Many studies have been shown that consuming vinegar can help you to increase insulin response and reduce blood sugar spikes.

13. Eat up Your Chromium

This mineral is useful to control blood sugar spikes by encouraging the cells to absorb sugars from the blood.

Chromium deficiency may lead to increase in glucose and insulin levels.Chromium rich food include tomatoes, shellfish, egg yolks and Brazil nuts.

14. Banana Leaf Extract

Banana leaf extract is one of the bets ways to control sugar levels.
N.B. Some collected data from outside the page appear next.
@@ -401,8 +414,11 @@
                    (int64_t)B * d.H2 * d.W2, 256, 0, Gb[gp], bf ? m->A3b : nullptr, bf ? m->conv[3].db : nullptr, bf ? slab(4) : nullptr, bsync, defer, m->y16[0] ? reinterpret_cast<const bf16_t*>(m->Y3) : nullptr, g16 ? G1h : nullptr, bnbc); bnbc = 0;
   { auto W = [&]() { prof_mark(m, AOCR_PROF_CONV_WGRAD); conv_backward_filter(sw, bf, m->A2, G0, m->conv[3].dw, bf ? nullptr : m->conv[3].db, B, d.H2, d.W2, 128, 256, 3, 1, m->A2b, Gb[gp], m->wg_part, m->wg_part_floats); };
     auto D = [&]() { prof_mark(m, AOCR_PROF_CONV_DGRAD); conv_backward_data(s, bf, G0, m->conv[3].w, G1, B, d.H2, d.W2, 128, 256, 3, 1, Gb[gp], m->wtb[3], m->wtf[3]); };
-    if (wg_after) { D(); map_ready(); W(); wgrad_done(); } else { map_ready(); W(); wgrad_done(); D(); } }
-  next_map(); prof_mark(m, AOCR_PROF_POOL_CONV1); unpool_relu_backward(s, G1, m->A2, m->idx2, bf ? nullptr : G0, B, d.H1, d.W1, 128, 1, Gb[gp], bf ? m->conv[2].db : nullptr, bf ? slab(5) : nullptr, bf ? m->A2b : nullptr, defer);
+    if (f2) { map_ready(); W(); wgrad_done(); const bf16_t* const src = Gb[gp]; next_map(); UnpoolFuse u = u2; u.dyb = Gb[gp]; u.partial = slab(5); u.defer = defer;
+              prof_mark(m, AOCR_PROF_CONV_DGRAD); conv_backward_data(s, bf, G0, m->conv[3].w, G1, B, d.H2, d.W2, 128, 256, 3, 1, src, m->wtb[3], m->wtf[3], nullptr, nullptr, nullptr, &u); }
+    else if (wg_after) { D(); map_ready(); W(); wgrad_done(); } else { map_ready(); W(); wgrad_done(); D(); } }
+  if (!f2) { next_map(); prof_mark(m, AOCR_PROF_POOL_CONV1); unpool_relu_backward(s, G1, m->A2, m->idx2, bf ? nullptr : G0, B, d.H1, d.W1, 128, 1, Gb[gp], bf ? m->conv[2].db : nullptr, bf ? slab(5) : nullptr, bf ? m->A2b : nullptr, defer); }
+  if (stop == 4) { m->dbg_map = Gb[gp]; if (defer) colsum_flush(s, cj); return; }
   { auto W = [&]() { prof_mark(m, AOCR_PROF_CONV_WGRAD); conv_backward_filter(sw, bf, m->A1, G0, m->conv[2].dw, bf ? nullptr : m->conv[2].db, B, d.H1, d.W1, 64, 128, 3, 1, m->A1b, Gb[gp], m->wg_part, m->wg_part_floats); };
     auto D = [&]() { prof_mark(m, AOCR_PROF_CONV_DGRAD); conv_backward_data(s, bf, G0, m->conv[2].w, G1, B, d.H1, d.W1, 64, 128, 3, 1, Gb[gp], m->wtb[2], m->wtf[2]); };
     if (wg_after) { D(); map_ready(); W(); wgrad_done(); } else { map_ready(); W(); wgrad_done(); D(); } }
diff --git a/torch-attention-ocr_amd/csrc/ops.h b/torch-attention-ocr_amd/csrc/ops.h
--- a/torch-attention-ocr_amd/csrc/ops.h
+++ b/torch-attention-ocr_amd/csrc/ops.h
@@ -95,10 +95,14 @@
                   double* bn_part = nullptr, int* bn_chunks = nullptr, int* y_bf16 = nullptr);
 void bn_eval_prepare(hipStream_t s, const float* rm, const float* rv, float* save, int C);
 struct BnBwdFuse { const float* x; const bf16_t* yb; const float* save; double* part; };
+struct ColsumJobs;
+struct UnpoolFuse { int layer; const bf16_t* pooledb; const uint8_t* idx; int Ho, Wo, pool; bf16_t* dyb; float* dbias; float* partial; ColsumJobs* defer; };
+bool conv_dgrad_unpool_ok(const UnpoolFuse& u, int B, int H, int W, int Cin, int Cout, int ks, int pad);
 void conv_backward_data(hipStream_t s, bool bf16, const float* dy, const float* w, float* dx, int B, int H, int W, int Cin,
                         int Cout, int ks, int pad, const bf16_t* dyb = nullptr, const bf16_t* wtb = nullptr, const float* wtf = nullptr,
                         int* dx16 = nullptr ,
-                        const struct BnBwdFuse* bnb = nullptr, int* bnb_chunks = nullptr );
+                        const struct BnBwdFuse* bnb = nullptr, int* bnb_chunks = nullptr ,
+                        const UnpoolFuse* up = nullptr );
 void conv_backward_filter(hipStream_t s, bool bf16, const float* x, const float* dy, float* dw, float* dbias, int B, int H,
                           int W, int Cin, int Cout, int ks, int pad, const bf16_t* xb = nullptr, const bf16_t* dyb = nullptr,
                           float* part = nullptr, size_t part_floats = 0, int profile_tag = 0);
diff --git a/torch-attention-ocr_amd/csrc/ops_gemm.hip b/torch-attention-ocr_amd/csrc/ops_gemm.hip
--- a/torch-attention-ocr_amd/csrc/ops_gemm.hip
+++ b/torch-attention-ocr_amd/csrc/ops_gemm.hip
@@ -705,14 +705,53 @@
   }
 }
 
+static int unpool_fuse_mask() {
+  if (env_is_1("AOCR_NO_UNPOOL_FUSE")) return 0;
+  const char* const e = getenv("AOCR_UNPOOL_FUSE");
+  return e ? atoi(e) : 7;
+}
+bool conv_dgrad_unpool_ok(const UnpoolFuse& u, int B, int H, int W, int Cin, int Cout, int ks, int pad) {
+  if (!(unpool_fuse_mask() & u.layer) || !u.pooledb || !u.idx || !u.dbias || !u.partial) return false;
+  if (env_is_1("AOCR_DX16") || getenv("AOCR_UNPOOL4")) return false;
+  if ((u.Ho & 1) || u.Ho / 2 != H || (u.pool == 1 ? ((u.Wo & 1) || u.Wo / 2 != W) : (u.pool != 2 || u.Wo != W))) return false;
+  if (Cin % 8) return false;
+  const int Ho = H + 2 * pad - ks + 1, Wo = W + 2 * pad - ks + 1;
+  const LoadConvK a = make_convk(nullptr, B, Ho, Wo, Cout, ks, -1, pad, H, W, 0);
+  if (cdiv(a.rows, 256) > 2048) return false;
+  if (dma_eligible(a.rows, Cin, a.K, Cout)) {
+    const char* const so = getenv("AOCR_HALO4_STAGED");
+    const bool halo = pad == 1 && halo_eligible(a, Cin, 256, 256);
+    return a.rows % 256 == 0 && Cin % 256 == 0 && ((so ? atoi(so) : 7) & 1) && !(halo && getenv("AOCR_HALO8"));
+  }
+  if (dma_narrow_eligible(a.rows, Cin, a.K, Cout)) return !env_is_1("AOCR_NO_NARROW_STAGED");
+  return false;
+}
+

Extract from banana tress contains corosolic acid that helps in transport of glucose from blood into cells and used as energy.

15. Add Some Amount of Alpha Lipolic Acid

This acid helps in converting glucose into energy in body cells and increases insulin sensitivity.

This fat and water soluble antioxidant maintains free radicals in the body and protect organs and tissues from any kind of damage.

16. Add Spice to Your Diet

Cinnamon and fenugreek increases insulin sensitivity and reduces blood sugar spikes by absorbing the carbs and slowing down the digestion.

These two ingredients have no effect on the blood sugar and it can be added to food and it doesn’t have strong taste as well. Take fenugreek as a supplement in your diet.

17. Enjoy Enough Sleeping Time

Not getting enough sleep is associated with impaired glucose tolerance.Sleeping for 7-8 hours will not only help you to fight fatigue, it also increases hormonal regulation and blood sugar in the body.